The geography and topography in my setting is a bit unique for the historical era. There's 2 seas (northern that's icelocked for most of the year and a warmer, southern ice-free), many large lakes (2 are over 500 long x 250 km wide) dominating  the central plane, 5 small (albeit one is 800x200 km) & distinct plateaus,  high mountains along the entire east & west with massive icefields at their highest extents, and many large rivers with either lake or melting glacial sources. My thinking is that makes Humans with a lower state of tech, are much more impacted by the environments of the land. So my cultures are a bit more diverse and numerous than standard Mythras ones. These are the cultures I have so far: 
Nomads
Alpine/Highlander
Plateau
Coastal (sea)
Lakeside
Riverside

Despite there not being near as much variation in hunting weapons, there's still a few. Here's what I have so far:
Knife (stone & bone)
Stone Adze (hardwood handle fitted with a stone celt)
Spears (both stone & bone tipped)
Harpoon (both stone & bone tipped)
Atlatl (spear thrower)
Club
Bow & Stone-tipped arrows
Bolas
Sedge Net

Where I struggle is with filling out a weapons kit with the sort of variety that a typical Mythras kit has; just don't have enough diversity of weapons for that. Meanwhile, with cultures being much more environ/site specific, most wouldn't have every weapon in that list. So I'm thinking that my setting's kits would include both weapon and non-damaging tools. That way a kit could still provide a decent number of items. The other daily items in a kit could be things like sheaths, fishing nets, bowls, packs, wood-slitted snow goggles, spirit talismans, etc. Being new to Mythras and having had minimal time GMing it, I'm wondering if such an approach might negatively impact Economics and equipment?

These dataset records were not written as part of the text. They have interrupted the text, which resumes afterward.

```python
def _take_text(res) -> TextResult:
    num, tot = int(res.num_strings), int(res.total_bytes)
    owner = _TextOwner(res)

    def arr(p, cnt, dt, ct):
        if cnt == 0:
            return np.zeros(0, dt)
        buf = (ct * cnt).from_address(C.cast(p, C.c_void_p).value)
        buf._owner = owner
        return np.frombuffer(buf, dtype=dt)

    return TextResult(status=arr(res.status, num, np.int32, C.c_int32),
                      offsets=arr(res.text_offsets, num + 1, np.uint64, C.c_uint64),
                      text=arr(res.text, tot, np.uint8, C.c_uint8),
                      total_weight=arr(res.total_weight, num, np.float64, C.c_double))


def text_csr(texts):
    if isinstance(texts, tuple):
        data, offsets = texts
        return (np.ascontiguousarray(data, dtype=np.uint8),
                np.ascontiguousarray(offsets, dtype=np.uint64))
    offsets = np.zeros(len(texts) + 1, np.uint64)
    if texts:
        np.cumsum([len(t) for t in texts], out=offsets[1:])
    return np.frombuffer(b"".join(texts), dtype=np.uint8), offsets


def normalize_text_batch(stages, texts, semantics: int = FST_SEM_LAZY, devices=None,
                         shards: int = 0, device: int = -1) -> TextResult:
    stages = [stages] if isinstance(stages, Fst) else list(stages)
    data, offsets = text_csr(texts)
    hs = (C.c_uint64 * max(len(stages), 1))(*[s.h for s in stages])
    opts = batch_options(device, semantics, devices, shards)
    res = FstTextResult()
    rc = lib().fst_normalize_text_batch(hs, len(stages), data.ctypes.data, offsets.ctypes.data,
                                        len(offsets) - 1, C.byref(opts), C.byref(res))
    if rc != FST_OK:
        raise RuntimeError(f"fst_normalize_text_batch failed: {rc}")
    return _take_text(res)


def batch_result_to_text(r: BatchResult) -> TextResult:
    status = np.ascontiguousarray(r.status, dtype=np.int32)
    offsets = np.ascontiguousarray(r.offsets, dtype=np.uint64)
    ilabels = np.ascontiguousarray(r.ilabels, dtype=np.uint32)
    olabels = np.ascontiguousarray(r.olabels, dtype=np.uint32)
    weights = np.ascontiguousarray(r.weights, dtype=np.float64)
    finals = np.ascontiguousarray(r.finals, dtype=np.float64)

    def ptr(a, ct):
        return C.cast(a.ctypes.data, C.POINTER(ct))

    src = FstBatchResult(len(status), ptr(status, C.c_int32), ptr(offsets, C.c_uint64),
                         ptr(ilabels, C.c_uint32), ptr(olabels, C.c_uint32),
                         ptr(weights, C.c_double), ptr(finals, C.c_double),
                         int(offsets[-1]) if len(offsets) else 0)
    res = FstTextResult()
    rc = lib().fst_batch_result_to_text(C.byref(src), C.byref(res))
    if rc != FST_OK:
        raise RuntimeError(f"fst_batch_result_to_text failed: {rc}")
    return _take_text(res)


def debug_text_compact(slots, nbytes, status, total_weight, text):
    offsets = np.array(slots, dtype=np.uint64)
    nbytes = np.ascontiguousarray(nbytes, dtype=np.uint32)
    status = np.array(status, dtype=np.int32)
    total_weight = np.array(total_weight, dtype=np.float64)
    text = np.array(text, dtype=np.uint8)
    assert len(offsets) == len(status) + 1 == len(nbytes) + 1 == len(total_weight) + 1
    total = lib().fst_debug_text_compact(len(status), offsets.ctypes.data, nbytes.ctypes.data,
                                         status.ctypes.data, total_weight.ctypes.data,
                                         text.ctypes.data)
    return offsets, status, total_weight, text, int(total)


def coalescer_state(device: int = 0):
    q = _u32(0)
    return int(lib().fst_debug_coalescer_state(device, C.byref(q))), int(q.value)


def last_launch_stats() -> FstLaunchStats:
    st = FstLaunchStats()
    lib().fst_last_launch_stats(C.byref(st))
    return st
```

Baseline: 37.14 million strings/s.

## Stream byte weight codes to host and expand them on CPU threads

In the streamed eager pull path, the kernel now writes one-byte weight codes instead of f64 weights and copies those to a pinned staging buffer. Host expander threads wait on per-part events and turn the codes back into doubles through a 256-entry table using SSE streaming stores. This cuts device-to-host traffic for weights by a factor of eight. The path is also split into more parts so expansion overlaps the GPU work. In exchange it adds host threads, a pinned staging allocation, extra events and a fix-up pass for the fallback.

```diff
diff --git a/include/fst_batch.h b/include/fst_batch.h
--- a/include/fst_batch.h
+++ b/include/fst_batch.h
@@ -189,6 +189,9 @@
 uint64_t fst_debug_text_compact(uint32_t num_strings, uint64_t* offsets, const uint32_t* nbytes,
                                 int32_t* status, double* total_weight, uint8_t* text);
 
+void fst_debug_expand_weight_codes(const uint8_t* codes, uint64_t n, const double* table,
+                                   double* dst);
+
 #ifdef __cplusplus
 }
 #endif
diff --git a/libfst_amd/csrc/batch_entries.cpp b/libfst_amd/csrc/batch_entries.cpp
--- a/libfst_amd/csrc/batch_entries.cpp
+++ b/libfst_amd/csrc/batch_entries.cpp
@@ -1,5 +1,6 @@
 
 #include "host_rt.hpp"
+#include "weight_codes.hpp"
 
 using namespace fstamd;
 using namespace fstamd::host;
@@ -760,6 +761,12 @@
   return text_compact(num_strings, offsets, nbytes, status, total_weight, text);
 }
 
+void fst_debug_expand_weight_codes(const uint8_t* codes, uint64_t n, const double* table,
+                                   double* dst) {
+  if (!n || !codes || !table || !dst) return;
+  expand_weight_codes(codes, (size_t)n, table, dst);
+}
+
 int32_t fst_weight_type(FstHandle b) {
   auto f = frozen_get(b);
   return f ? (int32_t)f->weight_type() : -1;
diff --git a/libfst_amd/csrc/batch_streamed.cpp b/libfst_amd/csrc/batch_streamed.cpp
--- a/libfst_amd/csrc/batch_streamed.cpp
+++ b/libfst_amd/csrc/batch_streamed.cpp
@@ -2,9 +2,45 @@
 #include <map>
 
 #include "host_rt.hpp"
+#include "weight_codes.hpp"
 
 namespace fstamd::host {
 namespace {
+
+int stream_codes_mode() {
+  const char* e = std::getenv("FSTAMD_STREAM_CODES");
+  const int m = e ? std::atoi(e) : 1;
+  return m < 0 || m > 2 ? 1 : m;
+}
+
+std::vector<uint64_t> stream_cuts(bool all_coded) {
+  std::vector<uint64_t> pm{23, 163};
+  if (all_coded) pm = {23, 163, 700, 900, 970};
+  if (const char* ce = std::getenv("FSTAMD_STREAM_CUTS")) {
+    pm.clear();
+    for (const char* q = ce; *q;) {
+      char* e = nullptr;
+      const unsigned long v = std::strtoul(q, &e, 10);
+      if (e == q) break;
+      if (v > 0 && v < 1000) pm.push_back(v);
+      q = *e ? e + 1 : e;
+    }
+  }
+  return pm;
+}
+constexpr size_t kStreamMaxParts = 64;
+
+struct PinBlock {
+  void* p = nullptr;
+  void reset(void* q) {
+    if (p) pin_release(p);
+    p = q;
+  }
+  ~PinBlock() { reset(nullptr); }
+  PinBlock() = default;
+  PinBlock(const PinBlock&) = delete;
+  PinBlock& operator=(const PinBlock&) = delete;
+};
 
 struct StreamKit {
   hipStream_t up = nullptr;
@@ -108,20 +144,20 @@
     ~Threads() { join(); }
   };
 
+  double code_table[256];
+  int codes_mode = tm ? 0 : stream_codes_mode();
+  if (codes_mode && !pull_codes_table(D, semantics, max_len, code_table)) codes_mode = 0;
+  PinBlock staging;
+  if (codes_mode) {
+    staging.reset(pin_alloc(std::max<uint64_t>(total, 1)));
+    if (!staging.p || !pin_is_pinned(staging.p)) {
+      staging.reset(nullptr);
+      codes_mode = 0;
+    }
+  }
   std::vector<uint32_t> cut{0};
   if (total >= (1u << 22) && num >= (1u << 15)) {
-    std::vector<uint64_t> pm{23, 163};
-    if (const char* ce = std::getenv("FSTAMD_STREAM_CUTS")) {
-      pm.clear();
-      for (const char* q = ce; *q;) {
-        char* e = nullptr;
-        const unsigned long v = std::strtoul(q, &e, 10);
-        if (e == q) break;
-        if (v > 0 && v < 1000) pm.push_back(v);
-        q = *e ? e + 1 : e;
-      }
-    }
-    for (uint64_t f : pm) {
+    for (uint64_t f : stream_cuts(codes_mode == 1)) {
       const uint64_t want = total * f / 1000;
       const uint32_t i = (uint32_t)(std::upper_bound(loff, loff + num, want) - loff);
       if (i > cut.back() && i < num) cut.push_back(i);
@@ -129,7 +165,11 @@
   }
   cut.push_back(num);
   const size_t parts = cut.size() - 1;
-  if (parts > 64 || !K->events(parts)) return FST_OOM;
+  if (parts > kStreamMaxParts || !K->events(2 * parts)) return FST_OOM;
+  const size_t ncoded = codes_mode == 1 ? parts : codes_mode == 2 ? parts - 1 : 0;
+  if (std::getenv("FSTAMD_ROUTE_LOG"))
+    std::fprintf(stderr, "[libfst_amd route] stream: weight codes %s, mode %d, parts %zu\n",
+                 ncoded ? "on" : "off", ncoded ? codes_mode : 0, parts);
 
   DeviceEngine::Lease EA = DeviceEngine::acquire(dev);
   if (!EA) return FST_INVALID_ARG;
@@ -140,6 +180,11 @@
       d_first(std::max<size_t>(num, 1) * 4ull), d_ctr(64 * 4);
   DevOut o(num, total + 4);
   if (!d_lab.p || !d_off.p || !d_first.p || !d_ctr.p || !o.ok()) return FST_OOM;
+  std::unique_ptr<DevBuf> d_codes;
+  if (ncoded) {
+    d_codes = std::make_unique<DevBuf>(std::max<uint64_t>(total, 1));
+    if (!d_codes->p) return FST_OOM;
+  }
   std::unique_ptr<DevBuf> d_nb, d_tw, d_tx, d_lab4;
   std::vector<TextOutDev> txs;
   if (tm) {
@@ -222,12 +267,65 @@
       });
   }
 
+  struct Recorded {
+    std::mutex mu;
+    std::condition_variable cv;
+    std::vector<char> rec;
+    bool abort = false;
+  } X;
+  X.rec.assign(parts, 0);
+  auto x_abort = [&] {
+    std::lock_guard<std::mutex> g(X.mu);
+    X.abort = true;
+    X.cv.notify_all();
+  };
+  std::atomic<bool> x_failed{false};
+  const bool x_prof = std::getenv("FSTAMD_HOST_PROF") != nullptr;
+  const auto tx0 = std::chrono::steady_clock::now();
+  auto x_ms = [&] {
+    return std::chrono::duration<double, std::milli>(std::chrono::steady_clock::now() - tx0).count();
+  };
+  std::vector<double> x_ev, x_end;
+  Threads Ex;
+  if (ncoded) {
+    const char* xe = std::getenv("FSTAMD_STREAM_EXPANDERS");
+    const uint32_t T = (uint32_t)std::min(16, std::max(1, xe ? std::atoi(xe) : 4));
+    const uint8_t* const codes = (const uint8_t*)staging.p;
+    double* const w_out = out->weights + lbase;
+    x_ev.assign(T * ncoded, 0.0);
+    x_end.assign(T * ncoded, 0.0);
+    for (uint32_t t = 0; t < T; ++t)
+      Ex.th.emplace_back([&, t, T, codes, w_out] {
+        if (hipSetDevice(dev) != hipSuccess) {
+          x_failed = true;
+          return;
+        }
+        for (size_t p = 0; p < ncoded; ++p) {
+          {
+            std::unique_lock<std::mutex> g(X.mu);
+            X.cv.wait(g, [&] { return X.abort || X.rec[p]; });
+            if (!X.rec[p]) return;
+          }
+          if (hipEventSynchronize(K->ev[parts + p]) != hipSuccess) {
+            x_failed = true;
+            return;
+          }
+          if (x_prof) x_ev[t * ncoded + p] = x_ms();
+          const uint64_t a = loff[cut[p]], z = loff[cut[p + 1]], w = z - a;
+          const uint64_t lo = a + ((w * t / T) & ~7ull), hi = t + 1 == T ? z : a + ((w * (t + 1) / T) & ~7ull);
+          if (hi > lo) expand_weight_codes(codes + lo, hi - lo, code_table, w_out + lo);
+          if (x_prof) x_end[t * ncoded + p] = x_ms();
+        }
+      });
+  }
+
   std::vector<FstError> perr(parts, FST_OK);
   const char* abe = std::getenv("FSTAMD_STREAM_AB");
   const bool ab_nocopy = abe && std::atoi(abe) == 1;
   auto drive = [&](DeviceEngine::Lease& E, hipStream_t s, size_t p0, size_t step) {
     if (hipSetDevice(dev) != hipSuccess) {
       perr[p0] = FST_INVALID_ARG;
+      x_abort();
       return;
     }
     for (size_t p = p0; p < parts; p += step) {
@@ -236,6 +334,7 @@
         R.cv.wait(g, [&] { return R.failed || R.n > p; });
         if (R.n <= p) {
           perr[p] = FST_OOM;
+          x_abort();
           return;
         }
       }
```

I'm also not sure of the damage values for my weapons. My bow is the original, prehistoric deal and certainly not the ingenious composite bow of the Mongols or the sophisticated recurve of the Persians - an arrow hurled from an atlatl might even be more damaging? The same would be true of the celt-fitted adze compared to a battlaxe (heck even a hatchet for that matter) and my spears probably shouldn't do anywhere near the damage of a Longspear. And with quality woods being limited in my setting, my club would no doubt not as damaging as the Mythras club and great club. So while I'm thinking their size would be the same, I'm not at all sure of the damage values?

My approach is to begin with something historical and mundane as a foundation and then eventually turn up the dials to arrive at something closer to Historical Fantasy. So later I'll create the setting background for more human conflict and probably intro Animism magic for Shamans. This is the first time I've done a setting like this with any RPG though, so I want to initially try to create something that's more historic and credible - if that makes any sense?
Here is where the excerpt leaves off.